Specifically, we want to train a model to restore images in 720p (720x1280) in real-time on consumer devices. Why so? I initially created this project
to make a model that could restore compressed video call images in real-time, and many laptop webcams are still only 720p, hence restoring 720p images.

In this notebook, we will:
- Process through a dataset of images using **glob**
- Create a **tf.keras.utils.Sequence** class to load our data from disk and into model training
- Create a lightweight *U-Net model* to restore images
- Go deep into the **Keras Functional API** to modify the VGG-19 network to become a multi-output feature extractor model
- Show how to form *perceptual content and style losses* and ditch raw MSE loss
- Train our model and view its performance on validation data
- *Save our model* so we have something that we can download for personal use

Enough talk, let's make stuff!

## Imports

In [None]:
from tensorflow.keras.models import Model, load_model
from tensorflow.keras.layers import Input, Conv2D, UpSampling2D, Add # layers used in model
from tensorflow.keras.utils import plot_model # see model architecture
from tensorflow.keras.optimizers import Adam
from PIL import Image # load 'em image files
import tensorflow.keras.backend as K # getting/setting the weights for the VGG feature extractor
import matplotlib.pyplot as plt # plotting utilities
import tensorflow.keras.applications as kapp # VGG19 utilities
import tensorflow as tf # more math-focused operations like ReLU
import numpy as np # linear algebra
import random
import time
import glob # getting complete input filepaths for building the dataset 
import os # basic file navigation

## Hyperparameters

In [None]:
BATCH_SIZE = 32
EPOCHS = 3
CV_RATIO = 0.9 # proportion of the full dataset reserved for training, the rest is validation
FULL_IMG_SIZE = (720, 1280) # size of the input images as well as the images that we want to test our model's speed on
IMG_SIZE = (256, 256) # the size of the images used during training; we will take random crops of the full-sized (720p) imagees
DEG_DIR = '/kaggle/input/video-frame-restoration/deg' # parent path of the degraded input images
GT_DIR = '/kaggle/input/video-frame-restoration/gt' # parent path of the ground truth (GT) images

## Get File Paths For Dataset
My dataset is formatted like this:

![image.png](attachment:1568768e-a249-4dcd-bc41-645130ddeb9b.png)

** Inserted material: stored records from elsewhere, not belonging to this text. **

TEASER_HIP_API int32_t teaser_hip_get_max_clique(teaser_hip_solver* h, int32_t problem, int32_t* buf, int64_t* len);
TEASER_HIP_API int32_t teaser_hip_get_rotation_inliers(teaser_hip_solver* h, int32_t problem, int32_t* buf,
                                        int64_t* len);
TEASER_HIP_API int32_t teaser_hip_get_translation_inliers(teaser_hip_solver* h, int32_t problem, int32_t* buf,
                                           int64_t* len);
TEASER_HIP_API int32_t teaser_hip_get_input_ordered_translation_inliers(teaser_hip_solver* h, int32_t problem,
                                                         int32_t* buf, int64_t* len);
TEASER_HIP_API int32_t teaser_hip_get_inlier_graph_bitmap(teaser_hip_solver* h, int32_t problem, uint64_t* buf,
                                           int64_t* len );
TEASER_HIP_API int32_t teaser_hip_get_degrees(teaser_hip_solver* h, int32_t problem, int32_t* buf, int64_t* len);
TEASER_HIP_API int32_t teaser_hip_get_inlier_graph_rows(teaser_hip_solver* h, int32_t problem, uint64_t* buf,
                                         int64_t* len , int32_t* stride_words);

TEASER_HIP_API int32_t teaser_hip_solve_for_rotation(teaser_hip_solver* h, const double* src, const double* dst,
                                      int32_t k, double noise_bound, double* rotation_rowmajor,
                                      uint8_t* inlier_mask, double* cost, int32_t* iterations);
TEASER_HIP_API int32_t teaser_hip_solve_for_translation(teaser_hip_solver* h, const double* src,
                                         const double* dst, int32_t k, double* translation,
                                         uint8_t* inlier_mask);
TEASER_HIP_API int32_t teaser_hip_scalar_tls(teaser_hip_solver* h, const double* x, const double* ranges,
                              int32_t n, double* estimate, uint8_t* inlier_mask);
TEASER_HIP_API int32_t teaser_hip_solve_for_scale(teaser_hip_solver* h, const double* v1, const double* v2,
                                   int64_t m, double* scale, uint8_t* inlier_mask);

TEASER_HIP_API int32_t teaser_hip_compute_fpfh(teaser_hip_solver* h, const float* cloud_xyz, int32_t n,
                                double normal_radius, double fpfh_radius, float* fpfh_out,
                                float* normals_out);
TEASER_HIP_API int32_t teaser_hip_match_features(teaser_hip_solver* h, const float* src_feat, int32_t n_src,
                                  const float* dst_feat, int32_t n_dst, int32_t dim, int32_t use_crosscheck,
                                  int32_t* pairs, int64_t* n_pairs);
TEASER_HIP_API int32_t teaser_hip_tuple_test(teaser_hip_solver* h, const float* src_xyz, int32_t n_src,
                              const float* dst_xyz, int32_t n_dst, float tuple_scale, uint64_t seed,
                              int32_t* pairs , int64_t* n_pairs );

typedef struct teaser_certifier_params_c {
  double noise_bound;
  double cbar2;
  double sub_optimality;
  double max_iterations;
  double gamma_tau;
} teaser_certifier_params_c;
typedef struct teaser_certification_c {
  int32_t is_optimal;
  int32_t iterations;
  double best_suboptimality;
} teaser_certification_c;
TEASER_HIP_API int32_t teaser_hip_certifier_params_default(teaser_certifier_params_c* p);
TEASER_HIP_API int32_t teaser_hip_certifier_warmup(int32_t device);
TEASER_HIP_API int32_t teaser_hip_certify(teaser_hip_solver* h, const teaser_certifier_params_c* p, const double* R,
                           const double* src, const double* dst, const double* theta, int32_t n,
                           teaser_certification_c* out, double* traj, int32_t traj_cap);
TEASER_HIP_API int32_t teaser_hip_certify_dual_projection(teaser_hip_solver* h, const double* W, const double* theta,
                                                          int32_t n, double* W_dual);
TEASER_HIP_API int32_t teaser_hip_certify_stages(teaser_hip_solver* h, const teaser_certifier_params_c* p, const double* R,
                                                 const double* src, const double* dst, const double* theta, int32_t n,
                                                 int32_t iteration, double* stages, double* traj, int32_t traj_cap,
                                                 teaser_certification_c* out);

TEASER_HIP_API int32_t teaser_hip_max_clique(teaser_hip_solver* h, const uint64_t* bitmap, int32_t n,
                              int32_t* clique, int32_t* clique_size, int32_t* exact_run);

TEASER_HIP_API int32_t teaser_hip_set_profiling(teaser_hip_solver* h, int32_t level );
TEASER_HIP_API int32_t teaser_hip_set_option(teaser_hip_solver* h, const char* name, int64_t value);
TEASER_HIP_API int32_t teaser_hip_get_option(const char* name, int64_t* value);
TEASER_HIP_API int32_t teaser_hip_get_profile(const teaser_hip_solver* h, teaser_profile_c* out);
TEASER_HIP_API void* teaser_hip_get_stream(teaser_hip_solver* h);
TEASER_HIP_API const char* teaser_hip_last_error(const teaser_hip_solver* h);
TEASER_HIP_API int32_t teaser_hip_abi_version(void);
TEASER_HIP_API int32_t teaser_hip_device_count(void);
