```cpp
template <int M_, int N>
__global__ void __launch_bounds__(256)
wino_out_kernel(const float* __restrict__ mm, float* __restrict__ y, unsigned short* __restrict__ ysp, const float* __restrict__ scale1,
                const float* __restrict__ shift1, const float* __restrict__ scale2, const float* __restrict__ shift2, int Ho, int Wo, int C,
                int Cout, int ldy, int th, int tw, int flags, int ldm) {
    constexpr int A = Wino<M_>::A;
    typedef vecn<N> V;
    const unsigned q = (unsigned)C / (unsigned)N;
    unsigned bx, by;
    band_block(bx, by);
    const unsigned i = bx * blockDim.x + threadIdx.x;
    if (i >= (unsigned)tw * q) return;
    const int tx = (int)(i / q);
    const int c = (int)(i - (unsigned)tx * q) * N;
    const int b = (int)(by / (unsigned)th), ty = (int)(by - (unsigned)b * (unsigned)th);
    const int gg = c / Cout, cc = c - gg * Cout;
    const size_t tile = ((size_t)by) * tw + tx;
    const float* src = mm + tile * ldm + gg * (A * A) * Cout + cc;
    V m[A][A];
#pragma unroll
    for (int r = 0; r < A; ++r)
#pragma unroll
        for (int s = 0; s < A; ++s) m[r][s] = vload<N>(&src[(r * A + s) * Cout]);
    V t[M_][A];
#pragma unroll
    for (int s = 0; s < A; ++s) {
        V col[A], out[M_];
#pragma unroll
        for (int r = 0; r < A; ++r) col[r] = m[r][s];
        Wino<M_>::at(col, out);
#pragma unroll
        for (int r = 0; r < M_; ++r) t[r][s] = out[r];
    }
    const V s1 = vload<N>(&scale1[c]), b1 = vload<N>(&shift1[c]);
    const float lo1 = (flags & VIDC_RELU1) ? 0.f : -INFINITY, lo2 = (flags & VIDC_RELU2) ? 0.f : -INFINITY;
    const bool aff2 = flags & VIDC_AFFINE2;
    V s2 = vzero<N>(), b2 = vzero<N>();
    if (aff2) { s2 = vload<N>(&scale2[c]); b2 = vload<N>(&shift2[c]); }
    const bool st_f32 = !(flags & VIDC_NO_F32_OUT);
#pragma unroll
    for (int r = 0; r < M_; ++r) {
        V out[M_];
        Wino<M_>::at(t[r], out);
        const int oy = ty * M_ + r;
        if (oy >= Ho) continue;
#pragma unroll
        for (int s = 0; s < M_; ++s) {
            const int ox = tx * M_ + s;
            if (ox >= Wo) continue;
            V o = out[s];
#pragma unroll
            for (int k = 0; k < N; ++k) o.v[k] = fmaxf(o.v[k] * s1.v[k] + b1.v[k], lo1);
            if (aff2) {
#pragma unroll
                for (int k = 0; k < N; ++k) o.v[k] = fmaxf(o.v[k] * s2.v[k] + b2.v[k], lo2);
            }
            const size_t row = (size_t)(b * Ho + oy) * Wo + ox;
            if (st_f32) vstore<N>(&y[row * ldy + c], o);
            if (ysp) vstore_split<N>(ysp, row, ldy, c, o);
        }
    }
}

template <int M_>
__global__ void __launch_bounds__(256)
wino_weight_kernel(const float* __restrict__ w, float* __restrict__ u, int Cout, int Cin) {
    constexpr int A = M_ + 2;
    const long long idx = (long long)blockIdx.x * blockDim.x + threadIdx.x;
    if (idx >= (long long)Cout * Cin) return;
    double G[A][3];
    if constexpr (M_ == 2) {
        const double g_[4][3] = {{1, 0, 0}, {.5, .5, .5}, {.5, -.5, .5}, {0, 0, 1}};
        for (int i = 0; i < A; ++i) for (int j = 0; j < 3; ++j) G[i][j] = g_[i][j];
    } else {
        const double g_[6][3] = {{1. / 4, 0, 0}, {-1. / 6, -1. / 6, -1. / 6}, {-1. / 6, 1. / 6, -1. / 6}, {1. / 24, 1. / 12, 1. / 6}, {1. / 24, -1. / 12, 1. / 6}, {0, 0, 1}};
        for (int i = 0; i < A; ++i) for (int j = 0; j < 3; ++j) G[i][j] = g_[i][j];
    }
    double g[3][3];
    for (int k = 0; k < 9; ++k) g[k / 3][k % 3] = (double)w[idx * 9 + k];
    double t[A][3];
    for (int i = 0; i < A; ++i)
        for (int j = 0; j < 3; ++j) t[i][j] = G[i][0] * g[0][j] + G[i][1] * g[1][j] + G[i][2] * g[2][j];
    for (int i = 0; i < A; ++i)
        for (int j = 0; j < A; ++j) {
            const double v = t[i][0] * G[j][0] + t[i][1] * G[j][1] + t[i][2] * G[j][2];
            u[(size_t)(i * A + j) * Cout * Cin + idx] = (float)v;
        }
}

}

extern "C" int vidc_winograd_tiles(int H, int W, int m, int* th, int* tw) {
    VIDC_REQUIRE(th && tw, VIDC_ERR_NULL, "vidc_winograd_tiles: null pointer");
    VIDC_REQUIRE((m == 2 || m == 4) && H > 0 && W > 0, VIDC_ERR_SHAPE, "vidc_winograd_tiles: m must be 2 or 4");
    *th = (H + m - 1) / m;
    *tw = (W + m - 1) / m;
    return VIDC_OK;
}

extern "C" int vidc_winograd_weight_transform(const float* w_oihw, float* u, int Cout, int Cin, int m, vidc_stream_t stream) {
    VIDC_REQUIRE(w_oihw && u, VIDC_ERR_NULL, "vidc_winograd_weight_transform: null pointer");
    VIDC_REQUIRE((m == 2 || m == 4) && Cout > 0 && Cin > 0, VIDC_ERR_SHAPE, "vidc_winograd_weight_transform: m must be 2 or 4");
    const unsigned blocks = (unsigned)(((long long)Cout * Cin + 255) / 256);
    if (m == 2) hipLaunchKernelGGL(wino_weight_kernel<2>, dim3(blocks), dim3(256), 0, vidc::as_stream(stream), w_oihw, u, Cout, Cin);
    else hipLaunchKernelGGL(wino_weight_kernel<4>, dim3(blocks), dim3(256), 0, vidc::as_stream(stream), w_oihw, u, Cout, Cin);
    VIDC_CHECK_LAUNCH("wino_weight_kernel");
    return VIDC_OK;
}

extern "C" int vidc_winograd_input_transform(const float* x, void* v, int B, int H, int W, int C, int ldx, int Cin, int m, int split,
                                             int ldv, vidc_stream_t stream) {
    VIDC_REQUIRE(x && v, VIDC_ERR_NULL, "vidc_winograd_input_transform: null pointer");
    VIDC_REQUIRE(m == 2 || m == 4, VIDC_ERR_SHAPE, "vidc_winograd_input_transform: m must be 2 or 4");
    VIDC_REQUIRE(B > 0 && H > 0 && W > 0 && C > 0 && Cin > 0 && C % Cin == 0 && Cin % 4 == 0 && ldx % 4 == 0 && ldx >= C, VIDC_ERR_SHAPE,
                 "vidc_winograd_input_transform: bad shape (C = G * Cin, Cin and ldx multiples of 4)");
    VIDC_REQUIRE(!split || Cin % 32 == 0, VIDC_ERR_SHAPE, "vidc_winograd_input_transform: split output needs Cin % 32 == 0");
    const int th = (H + m - 1) / m, tw = (W + m - 1) / m;
    if (ldv == 0) ldv = (m + 2) * (m + 2) * C;
    VIDC_REQUIRE(ldv >= (m + 2) * (m + 2) * C && ldv % 4 == 0 && (!split || ldv % 32 == 0), VIDC_ERR_SHAPE, "vidc_winograd_input_transform: bad row stride ldv = %d", ldv);
    VIDC_REQUIRE((long long)B * th <= 65535, VIDC_ERR_SHAPE, "vidc_winograd_input_transform: B * tile rows = %lld exceed the grid", (long long)B * th);
    const bool wide = (long long)B * th * tw * (C / 4) >= 131072;
    const int per = wide ? 4 : 1;
    const dim3 grid((unsigned)(vidc::cdiv(tw * (C / per), 256) + 7) / 8 * 8, (unsigned)(B * th));
    float* vf = split ? nullptr : reinterpret_cast<float*>(v);
    unsigned short* vs = split ? reinterpret_cast<unsigned short*>(v) : nullptr;
    hipStream_t st = vidc::as_stream(stream);
    if (m == 2 && wide) hipLaunchKernelGGL((wino_in_kernel<2, 4>), grid, dim3(256), 0, st, x, vf, vs, H, W, C, ldx, Cin, th, tw, ldv);
    else if (m == 2) hipLaunchKernelGGL((wino_in_kernel<2, 1>), grid, dim3(256), 0, st, x, vf, vs, H, W, C, ldx, Cin, th, tw, ldv);
    else if (wide) hipLaunchKernelGGL((wino_in_kernel<4, 4>), grid, dim3(256), 0, st, x, vf, vs, H, W, C, ldx, Cin, th, tw, ldv);
    else hipLaunchKernelGGL((wino_in_kernel<4, 1>), grid, dim3(256), 0, st, x, vf, vs, H, W, C, ldx, Cin, th, tw, ldv);
    VIDC_CHECK_LAUNCH("wino_in_kernel");
    return VIDC_OK;
}

extern "C" int vidc_winograd_output_transform(const float* mm, float* y, void* y_split, const float* scale1, const float* shift1,
                                              const float* scale2, const float* shift2, int B, int Ho, int Wo, int C, int Cout, int ldy,
                                              int m, int flags, int ldm, vidc_stream_t stream) {
    VIDC_REQUIRE(mm && scale1 && shift1 && (y || y_split), VIDC_ERR_NULL, "vidc_winograd_output_transform: null pointer");
    VIDC_REQUIRE(m == 2 || m == 4, VIDC_ERR_SHAPE, "vidc_winograd_output_transform: m must be 2 or 4");
    VIDC_REQUIRE(B > 0 && Ho > 0 && Wo > 0 && C > 0 && Cout > 0 && C % Cout == 0 && Cout % 4 == 0 && ldy % 4 == 0 && ldy >= C, VIDC_ERR_SHAPE,
                 "vidc_winograd_output_transform: bad shape (C = G * Cout, Cout and ldy multiples of 4)");
    VIDC_REQUIRE(!(flags & ~(VIDC_RELU1 | VIDC_AFFINE2 | VIDC_RELU2 | VIDC_SPLIT_OUT | VIDC_NO_F32_OUT)), VIDC_ERR_SHAPE,
                 "vidc_winograd_output_transform: unsupported flags 0x%x", flags);
    VIDC_REQUIRE(!(flags & VIDC_AFFINE2) || (scale2 && shift2), VIDC_ERR_NULL, "vidc_winograd_output_transform: AFFINE2 without scale2 / shift2");
    VIDC_REQUIRE(!!(flags & VIDC_SPLIT_OUT) == (y_split != nullptr), VIDC_ERR_SHAPE, "vidc_winograd_output_transform: SPLIT_OUT and y_split must come together");
    VIDC_REQUIRE(!(flags & VIDC_NO_F32_OUT) || y_split, VIDC_ERR_SHAPE, "vidc_winograd_output_transform: NO_F32_OUT without y_split writes nothing");
    VIDC_REQUIRE((flags & VIDC_NO_F32_OUT) || y, VIDC_ERR_NULL, "vidc_winograd_output_transform: y is NULL");
    VIDC_REQUIRE(!y_split || ldy % 32 == 0, VIDC_ERR_SHAPE, "vidc_winograd_output_transform: split output needs ldy % 32 == 0");
    const int th = (Ho + m - 1) / m, tw = (Wo + m - 1) / m;
    if (ldm == 0) ldm = (m + 2) * (m + 2) * C;
    VIDC_REQUIRE(ldm >= (m + 2) * (m + 2) * C && ldm % 4 == 0, VIDC_ERR_SHAPE, "vidc_winograd_output_transform: bad row stride ldm = %d", ldm);
    VIDC_REQUIRE((long long)B * th <= 65535, VIDC_ERR_SHAPE, "vidc_winograd_output_transform: B * tile rows = %lld exceed the grid", (long long)B * th);
    const bool wide = (long long)B * th * tw * (C / 4) >= 131072;
    const int per = wide ? 4 : 1;
    const dim3 grid((unsigned)(vidc::cdiv(tw * (C / per), 256) + 7) / 8 * 8, (unsigned)(B * th));
    unsigned short* ys = reinterpret_cast<unsigned short*>(y_split);
    hipStream_t st = vidc::as_stream(stream);
    if (m == 2 && wide) hipLaunchKernelGGL((wino_out_kernel<2, 4>), grid, dim3(256), 0, st, mm, y, ys, scale1, shift1, scale2, shift2, Ho, Wo, C, Cout, ldy, th, tw, flags, ldm);
    else if (m == 2) hipLaunchKernelGGL((wino_out_kernel<2, 1>), grid, dim3(256), 0, st, mm, y, ys, scale1, shift1, scale2, shift2, Ho, Wo, C, Cout, ldy, th, tw, flags, ldm);
    else if (wide) hipLaunchKernelGGL((wino_out_kernel<4, 4>), grid, dim3(256), 0, st, mm, y, ys, scale1, shift1, scale2, shift2, Ho, Wo, C, Cout, ldy, th, tw, flags, ldm);
    else hipLaunchKernelGGL((wino_out_kernel<4, 1>), grid, dim3(256), 0, st, mm, y, ys, scale1, shift1, scale2, shift2, Ho, Wo, C, Cout, ldy, th, tw, flags, ldm);
    VIDC_CHECK_LAUNCH("wino_out_kernel");
    return VIDC_OK;
}
```

vi_depth_completion_amd/engine.py:

```python
import collections
import ctypes as C
import json
import os

import torch

from . import _lib as L


class K(tuple):

    def __new__(cls, items):
        return super().__new__(cls, (items,) if isinstance(items, str) else tuple(items))

    def __add__(self, s):
        return K(p + s for p in self)


def _keys(k):
    return k if isinstance(k, K) else K(k)


class T:
    __slots__ = ("buf", "B", "H", "W", "C", "G", "ld", "ch_off", "nchw", "esz")

    def __init__(self, buf, B, H, W, Cc, G=1, ld=None, ch_off=0, nchw=False, esz=4):
        self.buf, self.B, self.H, self.W, self.C, self.G = buf, B, H, W, Cc, G
        self.ld = ld if ld is not None else G * Cc
        self.ch_off, self.nchw = ch_off, nchw
        self.esz = esz

    @property
    def numel(self):
        return self.B * self.H * self.W * self.ld
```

Here is how I formatted my dataset. In the video-frame-restoration dataset, there is a 'deg'
folder containing degraded images that will be used as input for the model to restore.

Within that folder, there is an '*h264*' and '*vp9*' folder which correlates to images that were
compressed using those methods (these are the main video compression techniques in use).

Within those folders, there are subfolders that represent the constant rate factor (CRF; this is a guideline for the images to be
compressed such that it maintains a certain visual quality; lower being better and higher being worse) that I compressed the images with.

Inside those folders, there are the images that were extracted from the original data,
but were compressed based on the criteria provided within its parent folders' names.
Note that these images are in the same alphabetical order as the ground truth images,
which we will use to pair up the input images from all compression methods and scales
with the appropriate restored image.

In [None]:
# get all of the input images
# 1st * = get folders with h264 and vp9 compression
# 2nd * = get folders from all compression qualities
# 3rd * = get all files from the folders collected from the 1st and 2nd stars
input_img_paths = sorted(glob.glob(f'{DEG_DIR}/*/*/*'))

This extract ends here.